Getting Started on Astro#
While it is possible to use Cosmos on Astro with all Execution Modes, we recommend using the local
execution mode. It’s the simplest to set up and use.
Pre-requisites#
To get started, you should have:
The Astro CLI installed. You can find installation instructions here.
An Astro CLI project. You can initialize a new project with
astro dev init
.
Create a virtual environment#
Create a virtual environment in your Dockerfile
using the sample below. Be sure to replace <your-dbt-adapter>
with the actual adapter you need (i.e. dbt-redshift
, dbt-snowflake
). It’s recommended to use a virtual environment because dbt and Airflow can have conflicting dependencies.
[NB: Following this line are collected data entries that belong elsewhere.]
static size_t first_batch_path()
{
    const char *fg = getenv("LWB_FORCE_GENERIC");
    if (!fg) return 0;
    return std::strcmp(fg, "1") == 0 ? kNumBatchPaths : kNumBatchPaths - 1;
}

static int queue_batch(lwb_ctx *ctx, lwb_chain *chains, size_t n_chains, const lwb_batch_io *io, lwb_plan *prepared)
{
    if (!ctx || (!chains && n_chains) || !io) return LWB_ERR_INVALID;
    if (io->entry != LWB_ENTRY_SPECTRUM && io->entry != LWB_ENTRY_RESIDUE && io->entry != LWB_ENTRY_VQ) return fail(ctx, LWB_ERR_INVALID, "bad entry");
    if (io->memory != LWB_MEM_HOST && io->memory != LWB_MEM_DEVICE) return fail(ctx, LWB_ERR_INVALID, "bad memory space");
    if (io->out_format < 0 || io->out_format > LWB_OUT_I16_INTERLEAVED) return fail(ctx, LWB_ERR_INVALID, "bad out_format");
    if (n_chains == 0) return LWB_OK;
    if ((!io->coeffs && io->entry != LWB_ENTRY_VQ) || !io->pcm) return fail(ctx, LWB_ERR_INVALID, "null arena");
    if (io->entry == LWB_ENTRY_VQ && (!io->vq_runs || !io->vq_run_offsets || !io->vq_entries || !io->vq_entry_offsets || !io->floor_kind))
        return fail(ctx, LWB_ERR_INVALID, "VQ entry needs vq_runs, vq_entries, their offsets and floor_kind");
    CU(ctx, cudaSetDevice(ctx->device));
    const uint64_t epoch = ++ctx->epoch;
    const unsigned C = chains[0].stream ? chains[0].stream->setup->channels : 0;
    for (size_t i = 0; i < n_chains; i++) {
        lwb_chain *c = &chains[i];
        if (!c->stream || c->stream->ctx != ctx || (c->n_packets && !c->mode_numbers))
            return fail(ctx, LWB_ERR_INVALID, "chain: bad stream or mode list");
        if (c->stream->busy_epoch == epoch) return fail(ctx, LWB_ERR_INVALID, "a stream appears in two chains of one batch");
        c->stream->busy_epoch = epoch;
        if (io->entry != LWB_ENTRY_SPECTRUM) {
            if (c->stream->setup->channels != C) return fail(ctx, LWB_ERR_INVALID, "residue batches need one channel count");
            if (!io->floor_kind) return fail(ctx, LWB_ERR_INVALID, "residue entry needs floor_kind");
        }
    }
    if (prepared) prepared->captured = false;
    for (size_t k = first_batch_path(); k < kNumBatchPaths; k++) {
        bool handled = false;
        const int rc = kBatchPaths[k](ctx, chains, n_chains, io, &handled, prepared);
        if (rc || handled) return rc;
    }
    std::vector<PlanChain> plan(n_chains);
    std::vector<ChainWalk> walks(n_chains);
    BatchExtent ext;
    int rc;
    for (size_t i = 0; i < n_chains; i++) {
        lwb_chain *c = &chains[i];
        PlanChain &pc = plan[i];
        pc.c = c;
        pc.pk.reserve(c->n_packets);
        walks[i] = walk_chain(c, [&](uint32_t, const Geom &g, bool has, uint32_t plen, uint64_t coeff, uint64_t pos) {
            pc.pk.push_back(PlanPacket{g, has ? plen : 0, coeff, pos});
        });
        set_chain_result(c, walks[i]);
        if ((rc = ext.add(ctx, io, c, walks[i].done, walks[i].coeff_end, walks[i].n_samples))) return rc;
    }
    if ((rc = ext.finish(ctx, io))) return rc;
    if (!ext.empty()) {
        BatchArenas ar;
        if ((rc = ar.open(ctx, io, ext, C, false)) || (rc = ar.upload(0, ext)) || (rc = run_generic(ctx, plan, io, ar, ext.need_floor0)) ||
            (rc = ar.download(0, chains, 0, n_chains, ext)) || (rc = ar.finish()))
            return rc;
    }
    commit_stream_states(chains, walks);
    return LWB_OK;
}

FROM quay.io/astronomer/astro-runtime:10.0.0
# install dbt into a virtual environment
RUN python -m venv dbt_venv && source dbt_venv/bin/activate && \
pip install --no-cache-dir <your-dbt-adapter> && deactivate
Install Cosmos#
Add Cosmos to your project’s requirements.txt
.
astronomer-cosmos
Move your dbt project into the DAGs directory#
Make a new folder, dbt
, inside your local project’s dags
folder. Then, copy/paste your dbt project into the directory and create a file called my_cosmos_dag.py
in the root of your DAGs directory. Your project structure should look like this:
├── dags/
│ ├── dbt/
│ │ └── my_dbt_project/
│ │ ├── dbt_project.yml
│ │ ├── models/
│ │ │ ├── my_model.sql
│ │ │ └── my_other_model.sql
│ │ └── macros/
│ │ ├── my_macro.sql
│ │ └── my_other_macro.sql
│ └── my_cosmos_dag.py
├── Dockerfile
├── requirements.txt
└── ...
Note: your dbt projects can go anywhere on the Airflow image. By default, Cosmos looks in the /usr/local/airflow/dags/dbt
directory, but you can change this by setting the dbt_project_dir
argument when you create your DAG instance.
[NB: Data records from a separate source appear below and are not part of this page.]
template <bool BIG>
static __device__ __forceinline__ void tn2_body(const NuGemmTN& g, const int bx, const int split, const int grp) {
    constexpr int T = 256;
    __shared__ __attribute__((aligned(16))) float smem[2][2][T * NT_LDS];
    const int tid = threadIdx.x;
    const int lane = tid & 63;
    const int wid = tid >> 6;
    const int wr = wid >> 1, wc = wid & 1;
    const int t2 = (g.N2 + T - 1) / T;
    const int n1t = bx / t2, n2t = bx - n1t * t2;
    const int n1_0 = n1t * T, n2_0 = n2t * T;
    const int N1p = ((g.N1 + 127) / 128) * 128, N2p = ((g.N2 + 127) / 128) * 128;

    int rows_per = (g.P + g.S - 1) / g.S;
    rows_per = ((rows_per + TBK - 1) / TBK) * TBK;
    const int p_begin = split * rows_per;
    int p_end = p_begin + rows_per;
    p_end = p_end < g.P ? p_end : g.P;
    const int ntile = p_end > p_begin ? (p_end - p_begin + TBK - 1) / TBK : 0;
    const int npair = g.A1 ? 2 : 1;
    const int total = ntile * npair;

    const int c = tid & (T - 1);
    const int kg = tid / T;
    const bool do_bias = (g.bias_slab != nullptr) && (n2t == 0);

    f32x16 acc[2][4];
#pragma unroll
    for (int i = 0; i < 2; ++i)
#pragma unroll
        for (int j = 0; j < 4; ++j)
#pragma unroll
            for (int r = 0; r < 16; ++r) acc[i][j][r] = 0.0f;

    f32x4 ra4[4], rb4[4];
    int nvalid = 16;
    bool pend_pair0 = true;
    float bs = 0.f;
    const char* __restrict__ ldA = nullptr;
    const char* __restrict__ ldB = nullptr;
    int ld_lda = 0, ld_ldb = 0, ld_ca = 0, ld_cb = 0, ld_pbase = 0, ld_pbase_u = 0;
    int nvalid_ld = 16;
    bool pair0_ld = true;
    auto load_begin = [&](int t) {
        const int pair = t >= ntile ? 1 : 0;
        const int kt = t - pair * ntile;
        ldA = (const char*)(pair ? g.A1 + (long long)grp * g.sA1 : g.A0 + (long long)grp * g.sA0);
        ldB = (const char*)(pair ? g.B1 + (long long)grp * g.sB1 : g.B0 + (long long)grp * g.sB0);
        ld_lda = pair ? g.lda1 : g.lda0;
        ld_ldb = pair ? g.ldb1 : g.ldb0;
        ld_ca = n1_0 + c; ld_cb = n2_0 + c;
        ld_ca = ld_ca < ld_lda ? ld_ca : ld_lda - 1;
        ld_cb = ld_cb < ld_ldb ? ld_cb : ld_ldb - 1;
        ld_pbase = p_begin + kt * TBK + kg * 16;
        ld_pbase_u = p_begin + kt * TBK;
        nvalid_ld = p_end - ld_pbase;
        pair0_ld = pair == 0;
    };
    auto load_piece = [&](int i, int e0, int e1) {
#pragma unroll
        for (int e = e0; e < e1; ++e) {
            int pr = ld_pbase + 4 * i + e;
            pr = pr < p_end ? pr : p_end - 1;
            if (BIG) {
                ra4[i][e] = reinterpret_cast<const float*>(ldA)[(long long)pr * ld_lda + ld_ca];
                rb4[i][e] = reinterpret_cast<const float*>(ldB)[(long long)pr * ld_ldb + ld_cb];
            } else {
                const unsigned oa = ((unsigned)pr * (unsigned)ld_lda + (unsigned)ld_ca) * 4u;
                const unsigned ob = ((unsigned)pr * (unsigned)ld_ldb + (unsigned)ld_cb) * 4u;
                ra4[i][e] = *reinterpret_cast<const float*>(ldA + oa);
                rb4[i][e] = *reinterpret_cast<const float*>(ldB + ob);
            }
        }
    };
    auto store_piece = [&](int st, int i) {
#pragma unroll
        for (int e = 0; e < 4; ++e) {
            const bool ok = 4 * i + e < nvalid;
            ra4[i][e] = ok ? ra4[i][e] : 0.f;
            rb4[i][e] = ok ? rb4[i][e] : 0.f;
        }
        if (do_bias && pend_pair0) bs += (ra4[i][0] + ra4[i][1]) + (ra4[i][2] + ra4[i][3]);
        *reinterpret_cast<f32x4*>(&smem[st][0][c * NT_LDS + kg * 16 + 4 * i]) = ra4[i];
        *reinterpret_cast<f32x4*>(&smem[st][1][c * NT_LDS + kg * 16 + 4 * i]) = rb4[i];
    };
    auto load_tile = [&](int t) {
        load_begin(t);
#pragma unroll
        for (int i = 0; i < 4; ++i) load_piece(i, 0, 4);
        nvalid = nvalid_ld; pend_pair0 = pair0_ld;
    };
    auto store_tile = [&](int st) {
#pragma unroll
        for (int i = 0; i < 4; ++i) store_piece(st, i);
    };

    if (total > 0) {
        load_tile(0);
        store_tile(0);
        if (total > 1) load_tile(1);
    }
    __syncthreads();

    const int li = lane & 31, lh = lane >> 5;
    const int a_off = (wr * 64 + li) * NT_LDS + 4 * lh;
    const int b_off = (wc * 128 + li) * NT_LDS + 4 * lh;
    struct FragT { f32x4 a[2]; f32x4 b[4]; };
    FragT F0, F1;
    const int kg_u = __builtin_amdgcn_readfirstlane(kg);
    const char* rpA = nullptr;
    const char* rpB = nullptr;
    int prA = 0, prB = 0;
    auto ld_rows_begin = [&]() {
        int pr = ld_pbase_u + kg_u * 16;
        pr = pr < p_end ? pr : p_end - 1;
        prA = prB = pr;
        rpA = ldA + (long long)pr * ld_lda * 4;
        rpB = ldB + (long long)pr * ld_ldb * 4;
    };
    auto ld_one = [&](bool isA, int i, int e) {
        if (isA) {
            ra4[i][e] = *reinterpret_cast<const float*>(rpA + (unsigned)ld_ca * 4u);
            const bool more = prA + 1 < p_end;
            rpA += more ? (long long)ld_lda * 4 : 0;
            prA += more ? 1 : 0;
        } else {
            rb4[i][e] = *reinterpret_cast<const float*>(rpB + (unsigned)ld_cb * 4u);
            const bool more = prB + 1 < p_end;
            rpB += more ? (long long)ld_ldb * 4 : 0;
            prB += more ? 1 : 0;
        }
    };
    auto st_zero = [&](bool isA, int i) {
#pragma unroll
        for (int e = 0; e < 4; ++e) {
            if (isA) ra4[i][e] = (4 * i + e < nvalid) ? ra4[i][e] : 0.f;
            else rb4[i][e] = (4 * i + e < nvalid) ? rb4[i][e] : 0.f;
        }
    };
    bool bias_on = false;
    auto st_write = [&](bool isA, int st, int i) {
        if (isA) {
            const float rs = (ra4[i][0] + ra4[i][1]) + (ra4[i][2] + ra4[i][3]);
            bs += bias_on ? rs : 0.f;
            *reinterpret_cast<f32x4*>(&smem[st][0][c * NT_LDS + kg * 16 + 4 * i]) = ra4[i];
        } else {
            *reinterpret_cast<f32x4*>(&smem[st][1][c * NT_LDS + kg * 16 + 4 * i]) = rb4[i];
        }
    };
    int cur = 0;
    if (total > 0) {
#pragma unroll
        for (int i = 0; i < 2; ++i) F0.a[i] = *reinterpret_cast<const f32x4*>(&smem[0][0][a_off + 32 * i * NT_LDS]);
#pragma unroll
        for (int j = 0; j < 4; ++j) F0.b[j] = *reinterpret_cast<const f32x4*>(&smem[0][1][b_off + 32 * j * NT_LDS]);
    }
#define TN_PIN __builtin_amdgcn_sched_barrier(0);
#define TN_M(F, e, i, j) acc[i][j] = __builtin_amdgcn_mfma_f32_32x32x2f32(F.a[i][e], F.b[j][e], acc[i][j], 0, 0, 0); TN_PIN
#define TN_SLOT(F, e, ...) TN_SLOT_(F, e, __VA_ARGS__)
#define TN_SLOT_(F, e, X0, X1, X2, X3, X4, X5, X6)                                                   \
    TN_M(F, e, 0, 0) X0; TN_PIN TN_M(F, e, 0, 1) X1; TN_PIN TN_M(F, e, 0, 2) X2; TN_PIN TN_M(F, e, 0, 3) X3; TN_PIN     \
    TN_M(F, e, 1, 0) X4; TN_PIN TN_M(F, e, 1, 1) X5; TN_PIN TN_M(F, e, 1, 2) X6; TN_PIN TN_M(F, e, 1, 3)
#define TN_RDA(F, ST, kk, i) F.a[i] = *reinterpret_cast<const f32x4*>(&smem[ST][0][a_off + 32 * (i) * NT_LDS + (kk) * 8])
#define TN_RDB(F, ST, kk, j) F.b[j] = *reinterpret_cast<const f32x4*>(&smem[ST][1][b_off + 32 * (j) * NT_LDS + (kk) * 8])
#define TN_READS(F, ST, kk) TN_RDA(F, ST, kk, 0), TN_RDA(F, ST, kk, 1), TN_RDB(F, ST, kk, 0), TN_RDB(F, ST, kk, 1), TN_RDB(F, ST, kk, 2), TN_RDB(F, ST, kk, 3), (void)0
#define TN_LD2(i, e) ld_one(true, i, e), ld_one(false, i, e), ld_one(true, i, (e) + 1), ld_one(false, i, (e) + 1), (void)0, (void)0, (void)0
#define TN_ST(i) st_zero(true, i), st_write(true, cur ^ 1, i), st_zero(false, i), st_write(false, cur ^ 1, i), (void)0, (void)0, (void)0
    for (int t = 0; t < total; ++t) {
        bias_on = do_bias && pend_pair0 && t + 1 < total;
        load_begin(t + 2 < total ? t + 2 : total - 1);
        ld_rows_begin();
        TN_SLOT(F0, 0, TN_ST(0))
        TN_SLOT(F0, 1, TN_LD2(0, 0))
        TN_SLOT(F0, 2, TN_LD2(0, 2))
        TN_SLOT(F0, 3, TN_READS(F1, cur, 1))
        TN_SLOT(F1, 0, TN_ST(1))
        TN_SLOT(F1, 1, TN_LD2(1, 0))
        TN_SLOT(F1, 2, TN_LD2(1, 2))
        TN_SLOT(F1, 3, TN_READS(F0, cur, 2))
        TN_SLOT(F0, 0, TN_ST(2))
        TN_SLOT(F0, 1, TN_ST(3))
        TN_SLOT(F0, 2, TN_LD2(2, 0))
        TN_SLOT(F0, 3, TN_READS(F1, cur, 3))
        __syncthreads();
        TN_SLOT(F1, 0, TN_LD2(2, 2))
        TN_SLOT(F1, 1, TN_LD2(3, 0))
        TN_SLOT(F1, 2, TN_LD2(3, 2))
        TN_SLOT(F1, 3, TN_READS(F0, cur ^ 1, 0))
        nvalid = nvalid_ld; pend_pair0 = pair0_ld;
        cur ^= 1;
    }
#undef TN_PIN
#undef TN_M
#undef TN_SLOT
#undef TN_SLOT_
#undef TN_RDA
#undef TN_RDB
#undef TN_READS
#undef TN_LD2
#undef TN_ST

    float* __restrict__ slab = g.slab + (long long)grp * g.sSlab + (long long)split * N1p * N2p;
#pragma unroll
    for (int tm = 0; tm < 2; ++tm)
#pragma unroll
        for (int tn = 0; tn < 4; ++tn) {
            const int col = n2_0 + wc * 128 + tn * 32 + li;
#pragma unroll
            for (int r = 0; r < 16; ++r) {
                const int row = n1_0 + wr * 64 + tm * 32 + (r & 3) + 8 * (r >> 2) + 4 * lh;
                slab[(long long)row * N2p + col] = acc[tm][tn][r];
            }
        }
    if (do_bias) {
        float* red = &smem[0][0][0];
        red[kg * T + c] = bs;
        __syncthreads();
        if (tid < T) g.bias_slab[(long long)grp * g.sBiasSlab + (long long)split * N1p + n1_0 + tid] = red[tid] + red[T + tid];
    }
}

template <bool BIG>
__global__ __launch_bounds__(512, 2) void gemm_tn2_kernel(NuGemmTN g) { tn2_body<BIG>(g, blockIdx.x, blockIdx.y, blockIdx.z); }
template <bool BIG>
__global__ __launch_bounds__(512, 2) void gemm_tn2b_kernel(NuGemmTNBatch b) {
    int bx, split;
    const int pi = tn_batch_decode(b, 256, bx, split);
    tn2_body<BIG>(b.p[pi], bx, split, 0);
}

static bool nu_tn_big_tile(int N1, int N2, int groups, int prec, int S) {
    if ((prec & 3) == 2 || (N1 % 256) != 0 || (N2 % 256) != 0) return false;
    return (long long)(N1 / 256) * (N2 / 256) * (groups > 0 ? groups : 1) * S >= 192;
}
extern "C" int nu_wgrad_pick_split(int P, int N1, int N2, int groups, int prec) {
    if (groups < 1) groups = 1;
    const int rows_min = P <= 8192 ? 128 : 256;
    const int cap = (P + rows_min - 1) / rows_min > 0 ? (P + rows_min - 1) / rows_min : 1;
    if ((N1 % 256) == 0 && (N2 % 256) == 0) {
        int S = 256 / ((N1 / 256) * (N2 / 256) * groups);
        if (S < 1) S = 1;
        if (S > cap) S = cap;
        if (nu_tn_big_tile(N1, N2, groups, prec, S)) return S;
    }
    int S = 512 / (nu_cdiv(N1, 128) * nu_cdiv(N2, 128) * groups);
    if (S < 1) S = 1;
    if (S > cap) S = cap;
    return S;
}

int nu_gemm_tn_launch(const NuGemmTN& g, hipStream_t stream) {
    if (g.N1 <= 0 || g.N2 <= 0 || g.S <= 0) return NU_ERR_ARG;
    if ((g.lda0 & 3) || (g.ldb0 & 3) || (g.A1 && ((g.lda1 & 3) || (g.ldb1 & 3)))) return NU_ERR_ARG;
    const int prec = g.bf16 & 3;
    if (prec == 3 || ((g.bf16 & ~3) && prec != 1)) return NU_ERR_ARG;
    const bool big_tile = nu_tn_big_tile(g.N1, g.N2, g.groups, g.bf16, g.S);
    const long long max_ld = (g.lda0 > g.ldb0 ? g.lda0 : g.ldb0) > (g.A1 ? (g.lda1 > g.ldb1 ? g.lda1 : g.ldb1) : 0)
                                 ? (g.lda0 > g.ldb0 ? g.lda0 : g.ldb0) : (g.lda1 > g.ldb1 ? g.lda1 : g.ldb1);
    const bool big = (long long)g.P * max_ld * 4 >= (1LL << 32);
    if (prec == 0 && big_tile) {
        dim3 grid2((g.N1 / 256) * (g.N2 / 256), g.S, g.groups > 0 ? g.groups : 1);
        if (big) hipLaunchKernelGGL((gemm_tn2_kernel<true>), grid2, dim3(512), 0, stream, g);
        else hipLaunchKernelGGL((gemm_tn2_kernel<false>), grid2, dim3(512), 0, stream, g);
        return nu_launch_status();
    }
    dim3 grid(nu_cdiv(g.N1, 128) * nu_cdiv(g.N2, 128), g.S, g.groups > 0 ? g.groups : 1), block(256);
    if (prec == 1) {
        auto ok = [](const float* p, int ld, bool h) { return p == nullptr || ((((uintptr_t)p) & 15) == 0 && ld >= 8 && (!h || (ld & 7) == 0)); };
        const bool vec = ok(g.A0, g.lda0, g.bf16 & NU_TN_A0_16) && ok(g.B0, g.ldb0, g.bf16 & NU_TN_B0_16) &&
                         ok(g.A1, g.lda1, g.bf16 & NU_TN_A1_16) && ok(g.B1, g.ldb1, g.bf16 & NU_TN_B1_16) &&
                         ((g.sA0 | g.sB0 | g.sA1 | g.sB1) & 7) == 0;
        if (vec) {
            if (big_tile) {
                dim3 grid2((g.N1 / 256) * (g.N2 / 256), g.S, g.groups > 0 ? g.groups : 1);
                hipLaunchKernelGGL(gemm_tn16x256_kernel, grid2, dim3(512), 0, stream, g);
            } else {
                hipLaunchKernelGGL(gemm_tn16_kernel, grid, block, 0, stream, g);
            }
            return nu_launch_status();
        }
    }
    if (big) {
        if (prec == 2) hipLaunchKernelGGL((gemm_tn_kernel<true, 2>), grid, block, 0, stream, g);
        else if (prec == 1) hipLaunchKernelGGL((gemm_tn_kernel<true, 1>), grid, block, 0, stream, g);
        else hipLaunchKernelGGL((gemm_tn_kernel<true, 0>), grid, block, 0, stream, g);
    } else {
        if (prec == 2) hipLaunchKernelGGL((gemm_tn_kernel<false, 2>), grid, block, 0, stream, g);
        else if (prec == 1) hipLaunchKernelGGL((gemm_tn_kernel<false, 1>), grid, block, 0, stream, g);
        else hipLaunchKernelGGL((gemm_tn_kernel<false, 0>), grid, block, 0, stream, g);
    }
    return nu_launch_status();
}

struct NuReduceBatch {
    NuReduceDesc d[NU_REDUCE_MAX];
    int n;
};

__global__ __launch_bounds__(256) void slab_reduce_batched_kernel(NuReduceBatch b) {
    __shared__ float red[256];
    int di = 0;
    for (int i = 1; i < b.n; ++i) di = ((int)blockIdx.x >= b.d[i].blk_begin) ? i : di;
    const float* __restrict__ slab = b.d[di].slab;
    float* __restrict__ out = b.d[di].out;
    const int S = b.d[di].S, N1 = b.d[di].N1, N2 = b.d[di].N2, rs = b.d[di].rs, G = b.d[di].G;
    const long long ss = b.d[di].ss;
    const int opb = 256 / G;
    const int o = threadIdx.x % opb, g = threadIdx.x / opb;
    const int idx = ((int)blockIdx.x - b.d[di].blk_begin) * opb + o;
    const bool live = idx < N1 * N2;
    float v = 0.f;
    int n1 = 0, n2 = 0;
    if (live) {
        n1 = idx / N2;
        n2 = idx - n1 * N2;
        const float* p = slab + (long long)n1 * rs + n2;
        float s0 = 0.f, s1 = 0.f, s2 = 0.f, s3 = 0.f;
        int s = g;
        for (; s + 3 * G < S; s += 4 * G) {
// ... 202 lines not shown
        float* bias_slab = w.db ? slab + slab_per * g.groups : nullptr;
        ws += (nu_wgrad_workspace_bytes(g.N1, g.N2, g.S, g.groups) + 255) / 256 * 64;
        for (int z = 0; z < g.groups; ++z) {
            NuGemmTN& q = b.p[np];
            q = g;
            q.groups = 1;
            q.A0 = g.A0 + z * g.sA0; q.B0 = g.B0 + z * g.sB0;
            q.A1 = g.A1 ? g.A1 + z * g.sA1 : nullptr; q.B1 = g.B1 ? g.B1 + z * g.sB1 : nullptr;
            q.slab = slab + z * slab_per; q.bias_slab = bias_slab ? bias_slab + z * bias_per : nullptr;
            q.sSlab = 0; q.sBiasSlab = 0;
            b.blk0[np++] = blocks;
            blocks += nu_cdiv(g.N1, edge) * nu_cdiv(g.N2, edge) * g.S;
            rc = nu_reduce_push(c->descs, &c->ndesc, c->cap, q.slab, g.S, g.N1, g.N2, N2p, (long long)N1p * N2p, w.dW + z * w.sW, w.ldw, 1.0f, 0);
            if (rc == NU_OK && w.db)
                rc = nu_reduce_push(c->descs, &c->ndesc, c->cap, q.bias_slab, g.S, g.N1, 1, 1, N1p, w.db + z * w.sDb, 1, 1.0f, 0);
            if (rc != NU_OK) return rc;
        }
        flops += w.flops; abytes += w.bytes;
    }
    b.blk0[np] = blocks;
    b.n = np; b.pad_ = 0;
    nu_ctx_ev_begin(c, stream);
    if (klass == 2) hipLaunchKernelGGL((gemm_tn2b_kernel<false>), dim3(blocks), dim3(512), 0, stream, b);
    else hipLaunchKernelGGL((gemm_tnb_kernel<false>), dim3(blocks), dim3(256), 0, stream, b);
    rc = nu_launch_status();
    nu_ctx_ev_end(c, stream, 1.0, flops, abytes);
    return rc;
}

static int wgrad_launch_single(NuOpCtx* c, NuWgradItem& w, hipStream_t stream) {
    NuGemmTN& g = w.g;
    g.S = nu_wgrad_pick_split(g.P, g.N1, g.N2, g.groups, g.bf16 & 3);
    float* ws;
    long long nb;
    int rc = nu_ctx_take(c, nu_wgrad_workspace_bytes(g.N1, g.N2, g.S, g.groups), 2 * g.groups, stream, &ws, &nb);
    if (rc != NU_OK) return rc;
    nu_ctx_ev_begin(c, stream);
    rc = nu_wgrad_enqueue(&g, w.dW, w.ldw, w.sW, w.db, w.sDb, ws, nb, c->descs, &c->ndesc, c->cap, stream);
    nu_ctx_ev_end(c, stream, 1.0, w.flops, w.bytes);
    return rc;
}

For example, if you wanted to put your dbt project in the /usr/local/airflow/dags/my_dbt_project
directory, you would do:
from cosmos import DbtDag, ProjectConfig
my_cosmos_dag = DbtDag(
project_config=ProjectConfig(
dbt_project_path="/usr/local/airflow/dags/my_dbt_project",
),
# ...,
)
Create a dagfile#
In your my_cosmos_dag.py
file, import the DbtDag
class from Cosmos and create a new DAG instance. Make sure to use the dbt_executable_path
argument to point to the virtual environment you created in step 1.
from cosmos import DbtDag, ProjectConfig, ProfileConfig, ExecutionConfig
from cosmos.profiles import PostgresUserPasswordProfileMapping
profile_config = ProfileConfig(
profile_name="default",
target_name="dev",
profile_mapping=PostgresUserPasswordProfileMapping(
conn_id="airflow_db",
profile_args={"schema": "public"},
),
)
my_cosmos_dag = DbtDag(
project_config=ProjectConfig(
"/usr/local/airflow/dags/my_dbt_project",
),
profile_config=profile_config,
execution_config=ExecutionConfig(
dbt_executable_path=f"{os.environ['AIRFLOW_HOME']}/dbt_venv/bin/dbt",
),
# normal dag parameters
schedule_interval="@daily",
start_date=datetime(2023, 1, 1),
catchup=False,
dag_id="my_cosmos_dag",
default_args={"retries": 2},
)
Note
In some cases, especially in larger dbt projects, you might run into a DagBag import timeout
error.
This error can be resolved by increasing the value of the Airflow configuration core.dagbag_import_timeout.
Start your project#
Start your project with astro dev start
. You should see your Airflow DAG in the Airflow UI (localhost:8080
by default), where you can trigger it.